Os queremos contar hoy un hecho muy curioso que tiene al Palacio Real de Madrid como escenario. Su protagonista es Isabel II, que sería proclamada reina con solo 3 años. Hasta que cumplió trece, momento en que será declarada mayor de edad, hubo un tiempo de regencia que sería desempeñada, en un principio, por su madre. El caso que ésta será acusada de excesivo conservadurismo y, empujada por los liberales a renunciar al ejercicio de la misma. España quedará entonces a cargo de un nuevo regente, el militar Baldomero Espartero, de ideas liberales progresistas. Será, precisamente, durante su mandato cuando los liberales se desdoblarán. Dando lugar al Partido Moderado o conservador y compuesto por terratenientes, comerciantes ricos, intelectuales conservadores, nobleza y clero, y al Partido Progresista, de ideas más avanzadas y entre cuyas filas predomina la burguesía y la clase media en general.
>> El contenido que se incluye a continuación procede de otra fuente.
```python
class BdxError(RuntimeError):
    pass


@dataclass
class Options:
    min_len: int = 7
    cut_sd: int = 3
    max_sd: int = 1000000000
    min_map_qual: int = 35
    min_read_pair: int = 2
    seq_coverage_lim: int = 1000
    buffer_size: int = 100
    transchr_rearrange: bool = False
# ... 301 lines not shown
        return self

    def walk_split(self):
        v = [C.c_uint32(0), C.c_uint32(0), C.c_uint32(0)]
        self._chk(self.lib.bdx_get_walk_split(self.h, C.byref(v[0]), C.byref(v[1]), C.byref(v[2])), "bdx_get_walk_split")
        return tuple(x.value for x in v)

    def was_replayed(self):
        return bool(self.lib.bdx_was_replayed(self.h))

    def cross_window_svs(self):
        v = C.c_uint32(0)
        self._chk(self.lib.bdx_get_cross_window_svs(self.h, C.byref(v)), "bdx_get_cross_window_svs")
        return v.value

    def timings(self):
        ms = np.zeros(12, np.float32)
        self.lib.bdx_get_timings(self.h, ms.ctypes.data_as(C.c_void_p), 12)
        return dict(zip(("classify", "compact", "regions", "join", "readback", "walk", "score", "total", "final_wait", "merge",
                         "combine_scores"), ms.tolist()))


def mark_duplicates(tid, pos, mtid, mpos, flag, lib, name_key, device=0):
    lb = L.load()
    cols = [np.ascontiguousarray(a, dtype=dt) for a, dt in ((tid, np.int32), (pos, np.int32), (mtid, np.int32), (mpos, np.int32),
                                                            (flag, np.uint16), (lib, np.uint8), (name_key, np.uint64))]
    n = len(cols[0])
    if any(len(c) != n for c in cols):
        raise ValueError("the columns differ in length")
    out = np.zeros(n, np.uint8)
# ... 18 lines not shown
```

### breakdancer_amd/csrc/bdx_api.hip

```cpp
#include <hip/hip_runtime.h>

#include <algorithm>
#include <atomic>
#include <functional>
#include <memory>
#include <chrono>
#include <cmath>
#include <cstdio>
#include <cstddef>
#include <cstring>
#include <string>
#include <thread>
#include <unordered_map>
#include <utility>
#include <vector>

#include "../../include/bdx.h"
#include "bdx_buf.h"
#include "bdx_dev.h"
#include "bdx_k3.h"
#include "bdx_shard.h"
#include "bdx_scan.h"
#include "bdx_walk.h"
#include "bdx_bam_dev.h"
// ... 38 lines not shown
    size_t n = 0, cap = 0;
    bool adopted = false;
    DevBuf b_tid, b_pos, b_mtid, b_mpos, b_isize, b_flag, b_qlen, b_mapq, b_lib, b_bam, b_key, b_check;
    bool groups_in_hbm = false;
    bool use_check = false;

    DevBuf b_libs, b_cls, b_tile_tot, b_tile_pre, b_tile_mono, b_blk_cnt, b_cnt, b_p1, b_fold, b_stash, b_chunk_tot, b_counts;
    DevBuf b_lib_mean, b_kdens;
    PinBuf h_p1, h_cnt, h_counts, h_terms;
    PinBuf h_hs_rec, h_hs_aux, h_hs_lists, h_printed;
    StageBufs sb;
    PinBuf h_flags;
    PinBuf h_count;
    uint32_t seq = 0;
    int dbg_no_stash = 0, dbg_max_chunks = 0, dbg_ins_plain = 0, dbg_gather_walk = 0, dbg_regions_copy = 0, dbg_asm_plain = 0, dbg_depth_plain = 0;
    uint32_t lb_seq = 0;
    float k1_ms_last = 0;
    bool k1_timed = false;
    bool stage_timing = false;
    bool poll = true;
    bool materialized = true;
    bool rows_packed = false;
    uint32_t n_sv_total = 0, n_groups_total = 0, n_terms_total = 0, n_cn_total = 0;
    Event ev_groups, ev_regions;
    int big_walk_mode = -1;
    int64_t last_big_groups = -1;
    FinalizeParams fp_deferred{};
    bool finalize2_deferred = false;
    bool bucketed_join = false;
    bool host_walk_only = false;
// ... 178 lines not shown

StageDims stage_dims(const bdx_ctx* c, uint32_t na) {
    StageDims d;
    d.na = na; d.nkeys = c->nkeys; d.nlibs = c->nlibs; d.use_check = c->use_check;
    d.k2_clears_join = c->force_direct_join || (!c->bucketed_join && na <= kDirectJoinMax);
    d.groups_in_hbm = c->groups_in_hbm; d.table_in_hbm = c->table_in_hbm; d.k6_cap = c->k6_cap;
    d.big_walk = c->big_walk_mode >= 0 ? c->big_walk_mode : (c->last_big_groups >= 0 ? (c->last_big_groups > 2000 ? 1 : 0) : -1);
    d.join_n = d.join_own = na; d.join_slots = d.k2_clears_join ? direct_join_slots(na) : 0;
    return d;
}

int pass1_prepare(bdx_ctx* c, uint32_t tiles_cap);
int presize_stages(bdx_ctx* c, const StageDims& dm);
int presize_stages_here(bdx_ctx* c, const StageDims& dm);
int pass1_classify(bdx_ctx* c, uint32_t upto, bool timed);

constexpr uint32_t kStreamTilesMin = 4096;

int enqueue_batch(bdx_ctx* c, const bdx_batch& b, bool lazy_keys) {
    if (c->n + b.n > c->cap) {
        BDX_TRY(alloc_reads(c, std::max(c->n + b.n, c->cap * 2)));
    }
    const size_t o = c->n, n = b.n;
    if (c->mark_dup && c->dup_done && o)
        return fail(c, BDX_ESTATE, "duplicates of this load are marked already: reads cannot be appended behind a run (bdx_reset_reads starts the next load)");
    hipStream_t s = c->copy_stream;
    if (o == 0) {
        c->key_segs.clear();
        const uint64_t tiles = (c->cap + kTile - 1) / kTile;
        if (tiles <= 0xFFFFFFFFull) {
// ... 391 lines not shown
    c->k1_done = 0;
    HIPCHK(c, c->b_cls.ensure(std::max<size_t>((size_t)tiles_cap * kTile, 16)));
    c->use_stash = !c->dbg_no_stash && nkeys <= kStashKeys;
    if (c->use_stash) HIPCHK(c, c->b_stash.ensure(std::max<size_t>((size_t)tiles_cap * kStashCap * sizeof(StashRec), 64)));
    HIPCHK(c, c->b_tile_tot.ensure((size_t)ncols * tstride * 4));
    HIPCHK(c, c->b_tile_pre.ensure((size_t)ncols * tstride * 4));
    HIPCHK(c, c->b_tile_mono.ensure((size_t)nbams * tstride * sizeof(MonoRec)));
    HIPCHK(c, c->b_blk_cnt.ensure((size_t)kCntCopies * ncnt * 4));
    HIPCHK(c, c->b_cnt.ensure((size_t)ncnt * 4));
    HIPCHK(c, c->b_p1.ensure(sizeof(Pass1)));
    HIPCHK(c, c->h_p1.ensure(sizeof(Pass1)));
    HIPCHK(c, c->h_cnt.ensure((size_t)ncnt * 4));
    HIPCHK(c, c->h_counts.ensure(sizeof(StageCounts)));
    HIPCHK(c, c->b_counts.ensure(sizeof(StageCounts)));
    HIPCHK(c, c->h_count.ensure((size_t)kMaxChunks * 8));
    const size_t w_tot = (size_t)ncols * tstride, w_mono = (size_t)nbams * tstride * sizeof(MonoRec) / 4;
    if (w_tot > 0xFFFFFFFFull || w_mono > 0xFFFFFFFFull) {
        HIPCHK(c, hipMemsetAsync(c->b_tile_tot.p, 0, w_tot * 4, s));
        HIPCHK(c, hipMemsetAsync(c->b_tile_mono.p, 0xFF, w_mono * 4, s));
    }
    InitList il{};
    int k = 0;
    auto add = [&](void* p, size_t words, uint32_t value) { il.ptr[k] = (uint32_t*)p; il.words[k] = (uint32_t)words; il.value[k] = value; ++k; };
    if (w_tot <= 0xFFFFFFFFull && w_mono <= 0xFFFFFFFFull) { add(c->b_tile_tot.p, w_tot, 0u); add(c->b_tile_mono.p, w_mono, 0xFFFFFFFFu); }
    add(c->b_blk_cnt.p, (size_t)kCntCopies * ncnt, 0u);
    add(c->b_p1.p, sizeof(Pass1) / 4, 0u);
    add(c->b_counts.p, sizeof(StageCounts) / 4, 0u);
    il.n = k;
    launch_init(il, s);
    return BDX_OK;
// ... 2 lines not shown
int pass1_classify(bdx_ctx* c, uint32_t upto, bool timed) {
    hipStream_t s = c->stream;
    if (upto <= c->k1_done) return BDX_OK;
    K1Params k1{};
    k1.r = c->d; k1.n = c->n; k1.ntiles = upto; k1.tstride = c->tstride; k1.tile0 = c->k1_done;
    k1.nlibs = c->nlibs; k1.nbams = c->nbams; k1.nkeys = c->nkeys;
    k1.max_sd = c->opts.max_sd; k1.opt_t = c->opts.transchr_rearrange; k1.opt_l = c->opts.illumina_long_insert;
    k1.libs = c->b_libs.as<DevLib>(); k1.cls = c->b_cls.as<uint8_t>(); k1.tile_tot = c->b_tile_tot.as<uint32_t>();
    k1.tile_mono = c->b_tile_mono.as<MonoRec>();
    k1.blk_cnt = c->b_blk_cnt.as<uint32_t>();
    k1.stash = c->use_stash ? c->b_stash.as<StashRec>() : nullptr;
    const uint32_t span = upto - c->k1_done;
    const int grid1 = (int)std::min<uint32_t>((span + kWaves - 1) / kWaves, (uint32_t)kK1MaxGrid);
    launch_k1(k1, grid1, k1_lds_bytes(c->nlibs, c->nbams, c->nkeys), s, timed ? c->ev[0] : nullptr, timed ? c->ev[1] : nullptr);
    c->k1_done = upto;
    return BDX_OK;
}
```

La nueva situación no era del agrado de todos y pronto se produce un levantamiento militar, encabezado por los generales Manuel de la Concha y Diego de León, que pretendía restaurar la regencia de Cristina. Con el regimiento de Infantería de la Princesa asaltan el Palacio Real para raptar a Isabel, que por entonces tiene once años. Las tropas llegan a alcanzar la escalera interior. Allí quedará frustrado el plan, al encontrarse con la resistencia de 17 alabarderos, capitaneados por el general Dulce.

Diego de Léon ordena el alto el fuego, al considerar que no deben sonar disparos donde se encuentra la reina niña. Dulce, igual de delicado que si adversario, ordenan a sus hombres que traigan de la cocina todos los sacos de garbanzos que puedan cargar. Sin pensarlo dos veces, tira las legumbres por la escalera. El efecto no se hace esperar, pronto los asaltantes no pueden seguir avanzando. Han sido vencidos por la audacia y por unas sencillas legumbres.

El acto tendrá consecuencias funestas para Diego de León que terminará siendo fusilado. Lo hará sin perder la serenidad y vistiendo un uniforma lleno de condecoraciones. Tras ello, espartero será tachado de inflexible y dos años más tarde, habiendo perdido el favor del pueblo, no tendrá más remedio que declarar la mayoría de edad de la reina, renunciando a la regencia. Es el 8 de noviembre de 1843.

Texto incluido en el libro ‘Explora lo fantasmagórico de Madrid de taberna en taberna’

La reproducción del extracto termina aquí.